__global__ __launch_bounds__(512) void tail_ws_kernel(TwArgs a) {
  __shared__ __attribute__((aligned(1024))) char lds[TW_LDS];
  const int tid = threadIdx.x, lane = tid & 63, f = lane & 31, h = lane >> 5;
  const int wv = __builtin_amdgcn_readfirstlane(tid >> 6);
  const HdrRegs H = load_hdr(reinterpret_cast<const Header*>(a.blob));
  const h8* const blob8 = reinterpret_cast<const h8*>(a.blob);
  const f32x4* const blob4 = reinterpret_cast<const f32x4*>(a.blob);

  int64_t fbg = (int64_t)blockIdx.x * 8 + wv;
  const bool wave_live = fbg < a.nfb;
  fbg = wave_live ? fbg : a.nfb - 1;
  const int64_t row = fbg * 32 + f;
  const bool row_live = wave_live && row < a.B;

  LdsW* const ring = (LdsW*)(lds);
  auto issue = [&](int idx, int slot_off) {
    if (idx >= TW_UNITS) return;
    uint32_t off, n16;
    tw_unit(H, idx, off, n16);
    const int npieces = (int)(n16 >> 6);
#pragma unroll
    for (int i = 0; i < TW_SLOT / 8192; ++i) {
      const int pc = wv + 8 * i;
      if (pc < npieces)
        __builtin_amdgcn_global_load_lds((const __attribute__((address_space(1))) void*)(blob8 + off + pc * 64 + lane),
                                         (__attribute__((address_space(3))) void*)(ring + slot_off + pc * 1024), 16, 0, 0);
    }
  };
#ifdef TW_STAMPS
  int tw_u = 0;
#define TWS(i)                                                                                                                \
  do {                                                                                                                        \
    if (a.latent && lane == 0)                                                                                                \
      reinterpret_cast<unsigned long long*>(a.latent)[((size_t)blockIdx.x * 8 + wv) * 96 + (i)] = __builtin_amdgcn_s_memtime(); \
  } while (0)
#define TW_STAMP_MID() TWS(2 + 2 * tw_u)
#define TW_STAMP_END() do { TWS(3 + 2 * tw_u); ++tw_u; } while (0)
#else
#define TWS(i) do { } while (0)
#define TW_STAMP_MID() do { } while (0)
#define TW_STAMP_END() do { } while (0)
#endif
  TWS(0);
  issue(0, 0);

  {
    f32x4* const bl = reinterpret_cast<f32x4*>(lds + TW_O_BIAS);
#pragma unroll
    for (int s = ST_E3; s < NUM_STAGES; ++s) {
      const f32x4* src = blob4 + H.b_off(s);
      for (int i = tid; i < tw_bias_n16(s); i += 512) bl[tw_bias_off(s) / 16 + i] = src[i];
    }
  }
  h8 x3[16][2];
  {
    const u4* src = a.h3 + (size_t)fbg * (16 * 2 * 64) + lane;
#pragma unroll
    for (int ks = 0; ks < 16; ++ks)
#pragma unroll
      for (int p = 0; p < 2; ++p) x3[ks][p] = __builtin_bit_cast(h8, src[(ks * 2 + p) * 64]);
  }
  asm volatile("s_waitcnt vmcnt(0)" ::: "memory");
  __syncthreads();
  TWS(1);

  int cur = 0;
  LdsC* const bias0 = (LdsC*)(lds + TW_O_BIAS) + 64 * h;
  LdsC* const wl0 = (LdsC*)(lds) + lane * 16;
  LdsW* const latw = (LdsW*)(lds + TW_O_LAT) + wv * TW_LAT_WAVE + f * 8;
#ifdef TW_NO_SKEW
  const bool late = false;
#else
  const bool late = wv >= 4;
#endif
#define TW_BEGIN(idx) issue((idx) + 1, cur ^ TW_SLOT); LdsC* const wl = wl0 + cur
#define TW_MID()                                      \
  TW_STAMP_MID();                                     \
  asm volatile("s_waitcnt vmcnt(0)" ::: "memory");    \
  if (late) __syncthreads()
#define TW_END()                                      \
  asm volatile("s_waitcnt vmcnt(0)" ::: "memory");    \
  if (!late) __syncthreads();                         \
  TW_STAMP_END();                                     \
  cur ^= TW_SLOT

  f32x16 acc[2];
  auto emit = [&](auto act, const f32x16& ac, float inv, h8 (&d0)[2], h8 (&d1)[2]) {
    h8 fr[2][2];
    frags_from_acc<decltype(act)::value>(ac, inv, fr);
    d0[0] = fr[0][0]; d0[1] = fr[0][1]; d1[0] = fr[1][0]; d1[1] = fr[1][1];
  };
  constexpr std::integral_constant<int, ACT_RELU> RELU{};
  constexpr std::integral_constant<int, ACT_TANH> TANH{};
  const float inv3 = H.inv_scale[ST_E3], inv4 = H.inv_scale[ST_E4], inv5 = H.inv_scale[ST_E5];
  constexpr int JB3 = (int)(stage_job_w16_const(ST_E3) * 16), JB4 = (int)(stage_job_w16_const(ST_E4) * 16);

  h8 x4[8][2];
#pragma unroll
  for (int u = 0; u < 2; ++u) {
    TW_BEGIN(u);
    LdsC* const b = bias0 + tw_bias_off(ST_E3) + (2 * u) * 128;
    tw_job2p<16>(acc, wl, wl + JB3, 2048, b, b + 128, x3);
    TW_MID();
    emit(RELU, acc[0], inv3, x4[4 * u], x4[4 * u + 1]);
    emit(RELU, acc[1], inv3, x4[4 * u + 2], x4[4 * u + 3]);
    TW_END();
  }
  h8 x5[4][2];
  {
    TW_BEGIN(2);
    LdsC* const b = bias0 + tw_bias_off(ST_E4);
    tw_job2<8>(acc, wl, wl + JB4, 2048, b, b + 128, x4);
    TW_MID();
    emit(TANH, acc[0], inv4, x5[0], x5[1]);
    emit(TANH, acc[1], inv4, x5[2], x5[3]);
    TW_END();
  }
  {
    TW_BEGIN(3);
    LdsC* const b = bias0 + tw_bias_off(ST_E5);
    tw_job2<4>(acc, wl, wl + 2048, 4096, b, b + 128, x5);
    TW_MID();
#ifndef TW_STAMPS
    if (a.latent && row_live) {
#pragma unroll
      for (int nb = 0; nb < 2; ++nb)
#pragma unroll
        for (int q = 0; q < 16; ++q) {
          const int rowi = 32 * nb + (q & 3) + 8 * (q >> 2) + 4 * h, g = rowi >> 4, cc = rowi & 15;
          if (g < 3 && cc < 3) a.latent[row * NLML_LATENT + 3 * g + cc] = acc[nb][q] * inv5;
        }
    }
#endif
#pragma unroll
    for (int nb = 0; nb < 2; ++nb) {
      h8 fr[2][2];
      frags_from_acc<ACT_NONE>(acc[nb], inv5, fr);
#pragma unroll
      for (int p = 0; p < 2; ++p)
#pragma unroll
        for (int pc = 0; pc < 2; ++pc)
          if (2 * nb + p < 3 && h == 0) {
            const u4 t = __builtin_bit_cast(u4, fr[p][pc]);
            typedef unsigned u2 __attribute__((ext_vector_type(2)));
            *reinterpret_cast<__attribute__((address_space(3))) u2*>(latw + ((2 * nb + p) * 2 + pc) * 256) = u2{t[0], t[1]};
          }
    }
    TW_END();
  }
#pragma unroll 1
  for (int g = 0; g < 3; ++g) {
    const int u0 = 4 + TW_HEAD_UNITS * g;
    const float i0 = H.inv_scale[ST_H0], i1 = H.inv_scale[ST_H1], i2 = H.inv_scale[ST_H2], i3 = H.inv_scale[ST_H3];
    h8 xa[8][2];
    {
      TW_BEGIN(u0);
      h8 xin[1][2];
#pragma unroll
      for (int pc = 0; pc < 2; ++pc) {
        typedef unsigned u2 __attribute__((ext_vector_type(2)));
        const u2 t = *reinterpret_cast<const __attribute__((address_space(3))) u2*>((LdsC*)latw + (g * 2 + pc) * 256);
        xin[0][pc] = __builtin_bit_cast(h8, u4{h == 0 ? t[0] : 0u, h == 0 ? t[1] : 0u, 0u, 0u});
      }
      LdsC* const b = bias0 + tw_bias_off(ST_H0) + (4 * g) * 128;
      constexpr int JB = (int)(stage_job_w16_const(ST_H0) * 16);
#pragma unroll
      for (int jj = 0; jj < 2; ++jj) {
        tw_job2<1>(acc, wl + (2 * jj) * JB, wl + (2 * jj + 1) * JB, 2048, b + (2 * jj) * 128, b + (2 * jj + 1) * 128, xin);
        if (jj == 1) { TW_MID(); }
        emit(RELU, acc[0], i0, xa[4 * jj], xa[4 * jj + 1]);
        emit(RELU, acc[1], i0, xa[4 * jj + 2], xa[4 * jj + 3]);
      }
      TW_END();
    }
    h8 xb[16][2];
#pragma unroll
    for (int j = 0; j < 4; ++j) {
      TW_BEGIN(u0 + 1 + j);
      LdsC* const b = bias0 + tw_bias_off(ST_H1) + (4 * g + j) * 256;
      tw_job2p<8>(acc, wl, wl + 2048, 4096, b, b + 128, xa);
      TW_MID();
      emit(RELU, acc[0], i1, xb[4 * j], xb[4 * j + 1]);
      emit(RELU, acc[1], i1, xb[4 * j + 2], xb[4 * j + 3]);
      TW_END();
    }
    h8 xc[8][2];
#pragma unroll
    for (int u = 0; u < 2; ++u) {
      TW_BEGIN(u0 + 5 + u);
      constexpr int JB = (int)(stage_job_w16_const(ST_H2) * 16);
      LdsC* const b = bias0 + tw_bias_off(ST_H2) + (4 * g + 2 * u) * 128;
      tw_job2p<16>(acc, wl, wl + JB, 2048, b, b + 128, xb);
      TW_MID();
      emit(RELU, acc[0], i2, xc[4 * u], xc[4 * u + 1]);
      emit(RELU, acc[1], i2, xc[4 * u + 2], xc[4 * u + 3]);
      TW_END();
    }
    h8 xd[4][2];
    {
      TW_BEGIN(u0 + 7);
      LdsC* const b = bias0 + tw_bias_off(ST_H3) + (2 * g) * 128;
      tw_job2p<8>(acc, wl, wl + (int)(stage_job_w16_const(ST_H3) * 16), 2048, b, b + 128, xc);
      TW_MID();
      emit(RELU, acc[0], i3, xd[0], xd[1]);
      emit(RELU, acc[1], i3, xd[2], xd[3]);
      TW_END();
    }
    {
      TW_BEGIN(u0 + 8);
      LdsC* const b = bias0 + tw_bias_off(ST_H4) + g * 128;
      tw_job2<4, 1>(acc, wl, wl, 2048, b, b, xd);
      TW_MID();
      if (h == 0 && row_live) a.out[row * 3 + g] = acc[0][0] * H.inv_scale[ST_H4];
      TW_END();
    }
  }
#undef TW_BEGIN
#undef TW_MID
#undef TW_END
}

}
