__global__ __launch_bounds__(kBlock) void inbatch_merge_update_kernel(FusedTables ft, int dtype,
                                                                     const int32_t* __restrict__ sorted_ids,
                                                                     const int32_t* __restrict__ perm, int64_t n,
                                                                     InbatchMergeArgs a, float lr, float eps) {
  constexpr int G = 32, D = k3D, nvec = k3D / 4;
  __shared__ long long sm[4];
  if (a.zero_words && blockIdx.x == 0)
    for (int i = threadIdx.x; i < a.nzero; i += kBlock) a.zero_words[i] = 0ull;
  const int lig = threadIdx.x & (G - 1);
  const int64_t gpb = kBlock / G;
  const int64_t group = (int64_t)blockIdx.x * gpb + threadIdx.x / G;
  const int64_t ngroups = (int64_t)gridDim.x * gpb;
  const int64_t per = (n + ngroups - 1) / ngroups;
  const int64_t p_end = min(n, (group + 1) * per);
  const float osc_q = a.oscale[0][0], osc_c = a.oscale[1][0];
  long long acc_loss = 0;
  bool bad = false;
  for (int64_t p = group * per; p < p_end; ++p) {
    const int32_t vid = sorted_ids[p];
    const bool head = p == 0 || sorted_ids[p - 1] != vid;
    if (!head) {
      if ((p & (kSegChunk - 1)) == 0 && p >= kSegChunk && sorted_ids[p - kSegChunk] == vid) bad = true;
      continue;
    }
    const int64_t stop = min(((p + 2 * kSegChunk - 1) / kSegChunk) * kSegChunk, n);
    void* table = ft.table[0];
    float* accum = ft.accum[0];
    const bool qside = (int64_t)vid < ft.row_offset[1];
    int64_t id = vid;
    if (!qside) {
      table = ft.table[1];
      accum = ft.accum[1];
      id = (int64_t)vid - ft.row_offset[1];
    }
    RowRegs<4, 1> w, ac;
    param_load(w, table, dtype, id, D, lig, G, nvec);
    row_load(ac, accum + id * D, lig, G, nvec);
    const float4 x = make_float4(w.v[0][0], w.v[0][1], w.v[0][2], w.v[0][3]);
    float4 g = make_float4(0.f, 0.f, 0.f, 0.f);
    for (int64_t q = p; q < stop; ++q) {
      if (q > p && sorted_ids[q] != vid) break;
      const int64_t o = perm[q];
      float row_loss;
      const float4 t = qside ? merged_occurrence<true>(a, o, x, osc_q, lig, row_loss)
                             : merged_occurrence<false>(a, o - a.B, x, osc_c, lig, row_loss);
      if (q == p) {
        g = t;
      } else {
        float4 tt = t;
        asm volatile("" : "+v"(tt.x), "+v"(tt.y), "+v"(tt.z), "+v"(tt.w));
        g.x += tt.x; g.y += tt.y; g.z += tt.z; g.w += tt.w;
      }
      if (lig == 0) acc_loss += loss_fixed(row_loss, bad);
      if (q + 1 == stop && q + 1 < n && sorted_ids[q + 1] == vid) bad = true;
    }
    adagrad_elem(w.v[0][0], ac.v[0][0], g.x, lr, eps);
    adagrad_elem(w.v[0][1], ac.v[0][1], g.y, lr, eps);
    adagrad_elem(w.v[0][2], ac.v[0][2], g.z, lr, eps);
    adagrad_elem(w.v[0][3], ac.v[0][3], g.w, lr, eps);
    row_store(ac, accum + id * D, lig, G, nvec);
    param_store(w, table, dtype, id, D, lig, G, nvec);
  }
  const long long tsum = block_sum_ll(acc_loss, sm);
  const bool any_bad = __syncthreads_or(bad ? 1 : 0) != 0;
  if (threadIdx.x == 0) loss_arrive(tsum, any_bad, 1, a.loss_acc, a.loss_scale, a.loss_out);
}

int inbatch_merge_update(void* const* tables, float* const* accums, const int64_t* row_offsets, int dtype,
                         const int32_t* sorted_vids, const int32_t* perm, const InbatchMergeArgs& a, float lr, float eps,
                         hipStream_t st) {
  FusedTables ft;
  if (const int rc = fused_tables("inbatch_merge_update", ft, tables, accums, row_offsets, 2)) return rc;
  const int64_t n = 2 * a.B;
  const int grid = n >= 4096 ? std::max(1, grid_for_groups(n, 32) / 2) : grid_for_groups(n, 32);
  ESR_KT("inbatch_merge_update_kernel", st,
         hipLaunchKernelGGL(inbatch_merge_update_kernel, dim3(grid), dim3(kBlock), 0, st, ft, dtype, sorted_vids, perm, n, a,
                            lr, eps));
  return check_launch("inbatch_merge_update");
}

int sparse_momentum_step_lazy2(float* const* tables, float* const* traces, int32_t* const* lasts, const int64_t* row_offsets,
                               int ntables, int D, const int32_t* sorted_vids, const int32_t* perm, int64_t n, float* grad_rows,
                               float lr, float momentum, int now, hipStream_t st) {
  if (!(ntables >= 1 && ntables <= 2 && D > 0 && n >= 0 && now >= 1)) {
    set_error("sparse_momentum_step_lazy2: ntables=%d not in [1, 2] or bad sizes", ntables);
    return ESR_EINVAL;
  }
  if (n == 0) return ESR_OK;
  FusedTables ft;
  if (const int rc = fused_tables("sparse_momentum_step_lazy2", ft, tables, traces, row_offsets, ntables, false, 2))
    return rc;
  const MomentumLazyArgs ex{momentum, {lasts[0], ntables > 1 ? lasts[1] : nullptr}, now};
  return launch_segment_tables<kMomentumStepLazy>("sparse_momentum_step_lazy2", ft, ESR_F32, D, sorted_vids, perm, n,
                                                  grad_rows, lr, 0.f, st, false, ex);
}
}

extern "C" {

int esr_momentum_flush(float* table, float* trace, int32_t* last, int64_t V, int D, int step, float lr, float momentum,
                       esr_stream_t stream) {
  ESR_REQUIRE(V > 0 && D > 0 && step >= 0, "esr_momentum_flush: bad arguments");
  ESR_REQUIRE(table && trace && last, "esr_momentum_flush: null pointer");
  const RowGeom g = row_geom(D);
  ESR_REQUIRE(g.nch <= kMaxChunksPerLane, "esr_momentum_flush: D=%d not supported", D);
  const int grid = grid_for_groups(V, g.G);
  ESR_DISPATCH_ROW(g, hipLaunchKernelGGL((momentum_flush_kernel<VEC, NCH>), dim3(grid), dim3(kBlock), 0, as_stream(stream),
                                         table, trace, last, V, D, g.G, step, lr, momentum));
  return check_launch("esr_momentum_flush");
}

int esr_sparse_momentum_step(float* table, float* trace, int64_t V, int D, const int32_t* sorted_ids,
                             const int32_t* perm, int64_t n, float* grad_rows, float lr, float momentum,
                             esr_stream_t stream) {
  ESR_REQUIRE(V > 0 && D > 0 && n >= 0, "esr_sparse_momentum_step: bad sizes V=%lld D=%d n=%lld", (long long)V, D,
              (long long)n);
  if (n == 0) return ESR_OK;
  ESR_REQUIRE(table && trace && sorted_ids && perm && grad_rows, "esr_sparse_momentum_step: null pointer");
  return launch_segment_update<kMomentumStep>("esr_sparse_momentum_step", table, ESR_F32, trace, D, sorted_ids, perm, n,
                                              grad_rows, lr, 0.f, as_stream(stream), {momentum});
}

int esr_dense_momentum_decay(float* param, float* trace, int64_t count, float lr, float momentum,
                             esr_stream_t stream) {
  ESR_REQUIRE(count >= 0, "esr_dense_momentum_decay: bad count %lld", (long long)count);
  if (count == 0) return ESR_OK;
  ESR_REQUIRE(param && trace, "esr_dense_momentum_decay: null pointer");
  ESR_REQUIRE((((uintptr_t)param | (uintptr_t)trace) & 15) == 0, "esr_dense_momentum_decay: pointers must be 16-byte aligned");
  const int64_t n4 = count / 4;
  const int grid = (int)std::min<int64_t>(std::max<int64_t>(cdiv(n4, kBlock), 1), 8192);
  hipLaunchKernelGGL(momentum_decay_kernel, dim3(grid), dim3(kBlock), 0, as_stream(stream), param, trace, n4, count, lr,
                     momentum);
  return check_launch("esr_dense_momentum_decay");
}
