# 011235813/discrete_mean_field_game

Measured on AMD Instinct MI355X. Metric: env-steps/sec for batched d-bin population rollouts, higher is better.
Workload: dtype f32 (f64 accumulate); 1 GPU; actor_critic.train(update_every="rollout") of the drop-in class (mfg_ac2.train call surface; device-side start draw every episode, one update per 15-step rollout): d=21 topics, T=15, global batch 65536 = 65536 trajectories per GPU x 1; d=21, T=15, batch_per_gpu=65536, global_batch=65536, rng=philox4x32-10, parallelism=trajectory-sharded x1, 1 all-reduce/update

## Files before the change

### discrete_mean_field_game_amd/csrc/mfg_grad.h

```cpp
#pragma once
#include <hip/hip_runtime.h>
#include <stdint.h>

#include "mfg_core.h"

using namespace mfg;

constexpr int MFG_GRAD_SMALL_MAX_D = 28;
constexpr int GR_OUT_PER_THREAD = 4;
constexpr int GR_OUT_PER_BLOCK = GR_OUT_PER_THREAD * BLOCK;

struct GradArgs {
  const float* pi;
  int64_t stride_b;
  const double* delta;
  const double* g;
  const float* reward;
  int64_t N;
  int T, d, chunk;
  int64_t nsb;
  double* partial;
  int add_reward;
  unsigned* counter;
  double* G;
  int accumulate, apply;
  double lr_c, lr_a;
  double *w, *theta, *reward_acc;
};

__device__ __forceinline__ void grad_partial_body(const GradArgs& a) {
  extern __shared__ __attribute__((aligned(16))) unsigned char smem_raw[];
  const int d = a.d, Q = d * (d + 1) / 2, F = Q + d + 1, FO = F + 3;
  double* dl = reinterpret_cast<double*>(smem_raw);
  float* sp = reinterpret_cast<float*>(dl + 3 * a.chunk);
  const int tid = threadIdx.x;
  int oi[GR_OUT_PER_THREAD], oj[GR_OUT_PER_THREAD], kind[GR_OUT_PER_THREAD];
  double acc[GR_OUT_PER_THREAD];
#pragma unroll
  for (int u = 0; u < GR_OUT_PER_THREAD; ++u) {
    const int k = blockIdx.y * GR_OUT_PER_BLOCK + u * BLOCK + tid;
    acc[u] = 0.0;
    oi[u] = oj[u] = 0;
    if (k < Q) {
      int i = (int)(((2.0 * d + 1.0) - sqrt((2.0 * d + 1.0) * (2.0 * d + 1.0) - 8.0 * (double)k)) * 0.5);
      while (i > 0 && feat_idx(i, i, d) > k) --i;
      while (i + 1 < d && feat_idx(i + 1, i + 1, d) <= k) ++i;
      oi[u] = i;
      oj[u] = i + (k - feat_idx(i, i, d));
      kind[u] = 0;
    } else if (k < Q + d) {
      oi[u] = k - Q;
      kind[u] = 1;
    } else if (k < FO) {
      kind[u] = 2 + (k - (Q + d));
    } else {
      kind[u] = -1;
    }
  }
  for (int64_t n0 = (int64_t)blockIdx.x * a.chunk; n0 < a.N; n0 += a.nsb * a.chunk) {
    const int cn = (int)((a.N - n0) < a.chunk ? (a.N - n0) : a.chunk);
    __syncthreads();
    for (int k = tid; k < cn * d; k += BLOCK) {
      const int q = k / d, c = k - q * d;
      const int64_t n = n0 + q;
      const int64_t b = n / a.T;
      const int s = (int)(n - b * a.T);
      sp[k] = a.pi[b * a.stride_b + (int64_t)s * d + c];
    }
    for (int q = tid; q < cn; q += BLOCK) {
      const double de = a.delta[n0 + q];
      dl[3 * q] = de;
      dl[3 * q + 1] = a.g ? de * a.g[n0 + q] : 0.0;
      dl[3 * q + 2] = a.reward ? (double)a.reward[n0 + q] : 0.0;
    }
    __syncthreads();
#pragma unroll
    for (int u = 0; u < GR_OUT_PER_THREAD; ++u) {
      double s_ = acc[u];
      if (kind[u] == 0) {
        for (int q = 0; q < cn; ++q) s_ = fma(dl[3 * q] * (double)sp[q * d + oi[u]], (double)sp[q * d + oj[u]], s_);
      } else if (kind[u] == 1) {
        for (int q = 0; q < cn; ++q) s_ = fma(dl[3 * q], (double)sp[q * d + oi[u]], s_);
      } else if (kind[u] == 2) {
        for (int q = 0; q < cn; ++q) s_ += dl[3 * q];
      } else if (kind[u] == 3) {
        for (int q = 0; q < cn; ++q) s_ += dl[3 * q + 1];
      } else if (kind[u] == 4) {
        for (int q = 0; q < cn; ++q) s_ += dl[3 * q + 2];
      } else if (kind[u] == 5) {
        s_ += (double)cn;
      }
      acc[u] = s_;
    }
  }
#pragma unroll
  for (int u = 0; u < GR_OUT_PER_THREAD; ++u) {
    const int k = blockIdx.y * GR_OUT_PER_BLOCK + u * BLOCK + tid;
    if (kind[u] >= 0) a.partial[(int64_t)blockIdx.x * FO + k] = acc[u];
  }
}

constexpr int GS_CH = 64;
#ifndef MFG_GS_BPC
#define MFG_GS_BPC 2
#endif

template <int D>
struct GradChunk {
  static constexpr int NL = D ? D : MFG_GRAD_SMALL_MAX_D;
  float pi[NL];
  double de, dg;
  float rr;
};

constexpr int MFG_GRAD_LONG_T = 1 << 22;
__device__ __forceinline__ int grad_boundaries_wide(int sj, int T, float invT) {
  return T >= GS_CH ? (int)(sj >= T) : (int)(((float)sj + 0.5f) * invT);
}
template <int D, bool WIDE>
__device__ __forceinline__ void grad_chunk_load(GradChunk<D>& c, const GradArgs& a, const double* gp, const float* rp, int d,
                                                int64_t n0, int64_t b0, int s0, int lane, float invT, float inv_d) {
  const int last = (int)((a.N - 1 - n0) < (GS_CH - 1) ? (a.N - 1 - n0) : (GS_CH - 1));
  {
    const int64_t n = n0 + (lane < last ? lane : last);
    c.de = a.delta[n];
    c.dg = gp[n];
    c.rr = rp[n];
  }
  if constexpr (!WIDE) {
    const float* cb = a.pi + b0 * a.stride_b + (int64_t)s0 * d;
    const int extra = (int)(a.stride_b - (int64_t)a.T * d);
#pragma unroll
    for (int k = 0; k < GradChunk<D>::NL; ++k) {
      if (!D && k * WAVE >= GS_CH * d) {
        c.pi[k] = 0.0f;
        continue;
      }
      int e = k * WAVE + lane;
      int j = (int)(((float)e + 0.5f) * inv_d);
      if (j > last) { j = last; e = last * d; }
      const int q = (int)(((float)(s0 + j) + 0.5f) * invT);
      c.pi[k] = cb[(unsigned)(e + __mul24(q, extra))];
    }
  } else {
#pragma unroll
    for (int k = 0; k < GradChunk<D>::NL; ++k) {
      if (!D && k * WAVE >= GS_CH * d) {
        c.pi[k] = 0.0f;
        continue;
      }
      const int e = k * WAVE + lane;
      int j = (int)(((float)e + 0.5f) * inv_d);
      int col = e - j * d;
      if (j > last) { j = last; col = 0; }
      const int sj = s0 + j;
      const int q = grad_boundaries_wide(sj, a.T, invT);
      const int64_t off = (b0 + q) * a.stride_b + ((int64_t)(sj - q * a.T) * d + col);
      c.pi[k] = a.pi[off];
    }
  }
}
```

※ ※ ※

WORK REQUEST – Both the line containing "u2*>(latw + ((2" and the line containing "TW_BEGIN(u0);" belong in the answer. Print them and every line above that falls between them exactly, and no others.

REPLY TO THE EXERCISE –
            *reinterpret_cast<__attribute__((address_space(3))) u2*>(latw + ((2 * nb + p) * 2 + pc) * 256) = u2{t[0], t[1]};
          }
    }
    TW_END();
  }
#pragma unroll 1
  for (int g = 0; g < 3; ++g) {
    const int u0 = 4 + TW_HEAD_UNITS * g;
    const float i0 = H.inv_scale[ST_H0], i1 = H.inv_scale[ST_H1], i2 = H.inv_scale[ST_H2], i3 = H.inv_scale[ST_H3];
    h8 xa[8][2];
    {
      TW_BEGIN(u0);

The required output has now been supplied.